# MS disables option "Offline account" in Windows 10 setup



## Bleipriester (Nov 20, 2019)

Caution, homies. If you use home version of Windows 10 you will be unable to create an offline account and will be forced to create a Microsoft account to finish setup and use Windows 10 1909. Even if you use the build-in reset tool.
The only way to create an offline account is to disconnect the computer from the internet before setup.

Microsoft Made Major Setup Changes in Windows 10 Version 1909 - Thurrott.com


----------



## fncceo (Nov 20, 2019)

Upgrade to Linux.


----------



## Slyhunter (Nov 20, 2019)

fncceo said:


> Upgrade to Linux.


Sticking to Linux is like sticking to the 12k baud modem.


----------



## Bleipriester (Nov 21, 2019)

The problem with Linux is that it is pointless.
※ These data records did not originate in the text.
# TIXhjq/ML_Function

Measured on AMD Instinct MI355X. Metric: samples/sec fwd+bwd xDeepFM-CIN B=4096,F=39,K=16, higher is better.
Workload: dtype f32

## Files before the change

include/fil.h:

```cpp
#ifndef FIL_H_
#define FIL_H_

#include <stddef.h>
#include <stdint.h>

#ifdef __cplusplus
extern "C" {
#endif

typedef enum {
  FIL_OK = 0,
  FIL_ERR_ARG = -1,
  FIL_ERR_HIP = -2,
  FIL_ERR_WORKSPACE = -3,
  FIL_ERR_UNSUPPORTED = -4
} fil_status;

typedef enum { FIL_F32 = 0, FIL_BF16 = 1 } fil_dtype;

#define FIL_ABI_VERSION 216
int fil_version(void);
const char* fil_last_error(void);

int fil_profile_begin(const char* filter);
// ... 5 lines not shown
int fil_fm_pairs_fwd(const float* emb, float* pairs, int B, int F, int K, void* stream);
int fil_fm_pairs_bwd(const float* emb, const float* gpairs, float* demb, int B, int F, int K, void* stream);

int fil_dcn_fwd(const float* x, const float* w, const float* b, float* y, float* s, int B, int D, int L, void* stream);
size_t fil_dcn_bwd_workspace_bytes(int B, int D, int L);
int fil_dcn_bwd(const float* x, const float* w, const float* b, const float* s, const float* g, float* dx, float* dw,
                float* db, int B, int D, int L, void* workspace, size_t workspace_bytes, void* stream);

size_t fil_cin_saved_bytes(int B, int F, int K, int L, const int* H);
size_t fil_cin_fwd_workspace_bytes(int B, int F, int K, int L, const int* H);
size_t fil_cin_bwd_workspace_bytes(int B, int F, int K, int L, const int* H);
int fil_cin_grad_ready_points(int B, int F, int K, int L, const int* H, int mode, int* point);
int fil_cin_fwd(const float* x, const float* const* W, const float* const* bias, const float* dense_w,
                const float* dense_b, float* out, float* pooled, float* saved, int B, int F, int K, int L,
                const int* H, int output_dim, int mode, void* workspace, size_t workspace_bytes, void* stream);
int fil_cin_bwd(const float* x, const float* const* W, const float* const* bias, const float* dense_w,
                const float* pooled, const float* saved, const float* g, float* dx, float* const* dW,
                float* const* dbias, float* ddense_w, float* ddense_b, int B, int F, int K, int L, const int* H,
                int output_dim, int mode, void* const* grad_ready_events, void* workspace, size_t workspace_bytes,
                void* stream);
enum fil_cin_precision { FIL_CIN_PREC_DEFAULT = 0, FIL_CIN_PREC_BF16 = 1 };
int fil_cin_precision_used(int B, int F, int K, int L, const int* H, int mode, int precision);
int fil_cin_shortdx_used(int B, int F, int K, int L, const int* H, int output_dim, int mode, int precision);
int fil_cin_fwd_p(const float* x, const float* const* W, const float* const* bias, const float* dense_w,
                  const float* dense_b, float* out, float* pooled, float* saved, int B, int F, int K, int L,
                  const int* H, int output_dim, int mode, int precision, void* workspace, size_t workspace_bytes, void* stream);
int fil_cin_bwd_p(const float* x, const float* const* W, const float* const* bias, const float* dense_w,
                  const float* pooled, const float* saved, const float* g, float* dx, float* const* dW,
                  float* const* dbias, float* ddense_w, float* ddense_b, int B, int F, int K, int L, const int* H,
                  int output_dim, int mode, int precision, void* const* grad_ready_events, void* workspace, size_t workspace_bytes,
                  void* stream);

enum fil_cin_mode_bits { FIL_CIN_GENERAL = 1, FIL_CIN_BF16X3 = 2, FIL_CIN_MB2 = 4, FIL_CIN_NOSYM = 8, FIL_CIN_X_TRANSPOSED = 16,
                         FIL_CIN_NOTAIL = 32, FIL_CIN_TAIL_ALWAYS = 64, FIL_CIN_NOKSPLIT = 128, FIL_CIN_NOQTAIL = 256, FIL_CIN_NOQMERGE = 512 };
enum fil_precision { FIL_PREC_F32 = 0, FIL_PREC_F16_MFMA = 1 };
int fil_attn_plan(int F, int K, int H, int A, int precision, int* plan );
size_t fil_attn_fwd_workspace_bytes(int B, int F, int K, int H, int A);
size_t fil_attn_bwd_workspace_bytes(int B, int F, int K, int H, int A, int have_saved);
int fil_attn_fwd(const float* x, const float* Wq, const float* Wk, const float* Wr, const float* gamma,
                 const float* beta, float* y, float* res_out, float* av_out, float* rstd_out, int B, int F, int K, int H,
                 int A, float scale, float eps, int fuse_relu, int precision, int x_chunk, void* workspace,
                 size_t workspace_bytes, void* stream);
int fil_attn_bwd(const float* x, const float* Wq, const float* Wk, const float* Wr, const float* gamma,
                 const float* beta, const float* dy, const float* dres_in, const float* y_saved, const float* av_saved,
                 const float* rstd_saved, float* dx, float* dWq, float* dWk, float* dWr, float* dgamma, float* dbeta, int B, int F, int K, int H,
                 int A, float scale, float eps, int fuse_relu, int precision, int x_chunk, void* workspace,
// ... 394 lines not shown
```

Get a bootable browser and you won´t need it.
There are over 2TB of Windows software on my HDD, why should I exchange it for the free shit you oppose?


----------



## Ringel05 (Nov 21, 2019)

Slyhunter said:


> fncceo said:
> 
> 
> > Upgrade to Linux.
> ...


You still use DOS....... don'tcha.......


----------



## Ringel05 (Nov 21, 2019)

Bleipriester said:


> *The problem with Linux is that it is pointless.* Get a bootable browser and you won´t need it.
> There are over 2TB of Windows software on my HDD, why should I exchange it for the free shit you oppose?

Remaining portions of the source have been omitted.